Segment Start: Exercise materials
__device__ __forceinline__ float pack_elem(int mode, const float* __restrict__ w, long i, const int* p, float sc = 1.f) {
    switch (mode) {
        case PACK_TAP: {
            const int Cout = p[0], Cin = p[1], KHW = p[2], Cp = p[3], for_dgrad = p[4];
            const int rows = for_dgrad ? Cin : Cout, red = for_dgrad ? Cout : Cin;
            const int c = (int)(i % Cp);
            const long t = i / Cp;
            const int r = (int)(t % rows), tap = (int)(t / rows);
            if (c >= red) return 0.f;
            const int co = for_dgrad ? c : r, ci = for_dgrad ? r : c;
            return w[((size_t)co * Cin + ci) * KHW + tap];
        }
        case PACK_ROWMAJOR: {
            const int Cin = p[1], KHW = p[2], CP = p[3], Kp = p[4];
            const int k = (int)(i % Kp), m = (int)(i / Kp);
            const int tap = k / CP, c = k - tap * CP;
            return (tap < KHW && c < Cin) ? w[((size_t)m * Cin + c) * KHW + tap] : 0.f;
        }
        case PACK_SEG: {
            const int Cout = p[0], Cin = p[1], c_off = p[2], C = p[3], Cp = p[4], up = p[5];
            const int c = (int)(i % Cp);
            const long t = i / Cp;
            const int co = (int)(t % Cout), pl = (int)(t / Cout);
            if (c >= C) return 0.f;
            const float* wc = w + ((size_t)co * Cin + c_off + c) * 9;
            return up ? pack_slot_sum(wc, pl) : wc[pl];
        }
        case PACK_UP_DGRAD: {
            const int Cout = p[0], Cin = p[1], c_off = p[2], Cx = p[3], Cp = p[4];
            const int co = (int)(i % Cp);
            const long t = i / Cp;
            const int c = (int)(t % Cx), pl = (int)(t / Cx);
            if (co >= Cout) return 0.f;
            return pack_slot_sum(w + ((size_t)co * Cin + c_off + c) * 9, pl);
        }
        case PACK_FRAG: {
            const int Cout = p[0], Cin = p[1], for_dgrad = p[2], BMT = p[3], KHW = p[4];
            const int rows = for_dgrad ? Cin : Cout, red = for_dgrad ? Cout : Cin;
            const long per_tile = ((long)((red + 31) / 32) * KHW * 4 + P9_QAHEAD + 1) * 8 * BMT;
            const int mt = (int)(i / per_tile);
            long t = i - (long)mt * per_tile;
            const int j = (int)(t & 3); t >>= 2;
            const int m = mt * BMT + (int)(t % BMT);
            t /= BMT;
            const int par = (int)(t & 1); t >>= 1;
            const long step = t * 4 + j;
            const int s_ = (int)(step & 15);
            const long tc = step >> 4;
            const int tap = (int)(tc % KHW);
            const int c = (int)(tc / KHW) * 32 + 2 * s_ + par;
            if (m >= rows || c >= red) return 0.f;
            const int co = for_dgrad ? c : m, ci = for_dgrad ? m : c;
            return w[((size_t)co * Cin + ci) * KHW + tap];
        }
        case PACK_SPLIT: {
            const int Cout = p[0], Cin = p[1], for_dgrad = p[2], BMT = p[3], KHW = p[4], KGS = p[5];
            const int rows = for_dgrad ? Cin : Cout, red = for_dgrad ? Cout : Cin;
            const long nsteps = (long)(red / (16 * KGS)) * KHW * KGS;
            const long per_tile = (nsteps + P9S_AHEAD) * (JP_NS * 8) * BMT;
            const int mt = (int)(i / per_tile);
            long t = i - (long)mt * per_tile;
            const int w4 = (int)(t & 3); t >>= 2;
            const int m = mt * BMT + (int)(t % BMT);
            t /= BMT;
            const int khalf = (int)(t & 1); t >>= 1;
            const int sp = (int)(t % JP_NS);
            const long U = t / JP_NS;
            if (U >= nsteps || m >= rows) return 0.f;
            const int stage = (int)(U / (KHW * KGS)), u = (int)(U % (KHW * KGS));
            const int tap = u / KGS, kg = u % KGS;
            const int c = stage * 16 * KGS + kg * 16 + khalf * 8 + 2 * w4;
            float v[2];
#pragma unroll
            for (int k = 0; k < 2; ++k) {
                const int cc = c + k;
                const int co = for_dgrad ? cc : m, ci = for_dgrad ? m : cc;
                v[k] = cc < red ? w[((size_t)co * Cin + ci) * KHW + tap] : 0.f;
            }
            unsigned sq[3];
            jp_split_ns(v[0], v[1], sc, sq);
            return __uint_as_float(sp == 0 ? sq[0] : (sp == 1 ? sq[1] : sq[2]));
        }
        case PACK_SPLIT7: {
            const int Cout = p[0], Cin = p[1];
            const int w4 = (int)(i & 3), m = (int)((i >> 2) & 63), khalf = (int)((i >> 8) & 1);
            const long t = i >> 9;
            const int sp = (int)(t % JP_NS);
            const long U = t / JP_NS;
            const int c = (int)(U >> 2), ky = 2 * (int)(U & 3) + khalf;
            float v[2];
#pragma unroll
            for (int k = 0; k < 2; ++k) {
                const int kx = 2 * w4 + k;
                v[k] = (c < Cin && m < Cout && ky < 7 && kx < 7) ? w[(((size_t)m * Cin + c) * 7 + ky) * 7 + kx] : 0.f;
            }
            unsigned sq[3];
            jp_split_ns(v[0], v[1], sc, sq);
            return __uint_as_float(sp == 0 ? sq[0] : (sp == 1 ? sq[1] : sq[2]));
        }
        case PACK_SPLITUPD: {
            const int Cout = p[0], Cin = p[1], c_off = p[2], Cx = p[3];
            const long nsteps = (long)((Cout + 31) / 32 * 2) * 16;
            const long per_tile = (nsteps + P9S_AHEAD) * (JP_NS * 1024);
            const int mt = (int)(i / per_tile);
            long t = i - (long)mt * per_tile;
            const int w4 = (int)(t & 3); t >>= 2;
            const int c = mt * 128 + (int)(t & 127); t >>= 7;
            const int khalf = (int)(t & 1); t >>= 1;
            const int sp = (int)(t % JP_NS);
            const long U = t / JP_NS;
            if (U >= nsteps || c >= Cx) return 0.f;
            const int stage = (int)(U >> 4), q = (int)(U & 15);
            const int co = stage * 16 + khalf * 8 + 2 * w4;
            float v[2];
#pragma unroll
            for (int k = 0; k < 2; ++k)
                v[k] = co + k < Cout ? pack_slot_sum(w + ((size_t)(co + k) * Cin + c_off + c) * 9, q) : 0.f;
            unsigned sq[3];
            jp_split_ns(v[0], v[1], sc, sq);
            return __uint_as_float(sp == 0 ? sq[0] : (sp == 1 ? sq[1] : sq[2]));
        }
        case PACK_SPLITSEG: {
            const int Cout = p[0], Cin = p[1], c_off = p[2], C = p[3], up = p[4];
            const int T = up ? 4 : 9, MT = Cout / 128;
            const long tile = (long)((C + 15) / 16) * T * (JP_NS * 1024);
            const int cm = (int)(i / tile);
            if (cm >= (up ? 4 : 1) * MT) return 0.f;
            long t = i - (long)cm * tile;
            const int cls = cm / MT, mt = cm - cls * MT;
            const int w4 = (int)(t & 3); t >>= 2;
            const int row = (int)(t & 127); t >>= 7;
            const int khalf = (int)(t & 1); t >>= 1;
            const int sp = (int)(t % JP_NS);
            const int U = (int)(t / JP_NS);
            const int stage = U / T, tap = U - stage * T;
            const int c = stage * 16 + khalf * 8 + 2 * w4, co = mt * 128 + row;
            float v[2];
#pragma unroll
            for (int k = 0; k < 2; ++k) {
                const float* wc = w + ((size_t)co * Cin + c_off + c + k) * 9;
                v[k] = (c + k < C && co < Cout) ? (up ? pack_slot_sum(wc, cls * 4 + tap) : wc[tap]) : 0.f;
            }
            unsigned sq[3];
            jp_split_ns(v[0], v[1], sc, sq);
            return __uint_as_float(sp == 0 ? sq[0] : (sp == 1 ? sq[1] : sq[2]));
        }
        case PACK_FRAGSEG: {
            const int Cout = p[0], Cin = p[1], c_off = p[2], C = p[3], KP = p[4], up = p[5];
            const int T = up ? 4 : 9, MT = Cout / 128;
            const long tile = (long)((C + 2 * KP - 1) / (2 * KP)) * T * KP / 4 * 1024;
            const int cm = (int)(i / tile);
            long t = i - (long)cm * tile;
            const int cls = cm / MT, mt = cm - cls * MT;
            const int j = (int)(t & 3); t >>= 2;
            const int row = (int)(t & 127); t >>= 7;
            const int par = (int)(t & 1); t >>= 1;
            const long step = t * 4 + j;
            const int stage = (int)(step / (T * KP)), rem = (int)(step - (long)stage * (T * KP));
            const int tap = rem / KP, s_ = rem - tap * KP;
            const int c = stage * 2 * KP + 2 * s_ + par, co = mt * 128 + row;
            if (c >= C || co >= Cout) return 0.f;
            const float* wc = w + ((size_t)co * Cin + c_off + c) * 9;
            return up ? pack_slot_sum(wc, cls * 4 + tap) : wc[tap];
        }
        default: {
            const int Cout = p[0], Cin = p[1], c_off = p[2];
            const int t = (int)(i % 9), co = (int)((i / 9) % Cout), c = (int)(i / (9 * (long)Cout));
            return w[((size_t)co * Cin + c_off + c) * 9 + 8 - t];
        }
    }
}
Segment End: Exercise materials
Task item: Nothing but the lines from the start of the data through the line holding "const int co = for_dgrad ? c : r, ci" should be restated, and each one exactly.

Output for this exercise:
__device__ __forceinline__ float pack_elem(int mode, const float* __restrict__ w, long i, const int* p, float sc = 1.f) {
    switch (mode) {
        case PACK_TAP: {
            const int Cout = p[0], Cin = p[1], KHW = p[2], Cp = p[3], for_dgrad = p[4];
            const int rows = for_dgrad ? Cin : Cout, red = for_dgrad ? Cout : Cin;
            const int c = (int)(i % Cp);
            const long t = i / Cp;
            const int r = (int)(t % rows), tap = (int)(t / rows);
            if (c >= red) return 0.f;
            const int co = for_dgrad ? c : r, ci = for_dgrad ? r : c;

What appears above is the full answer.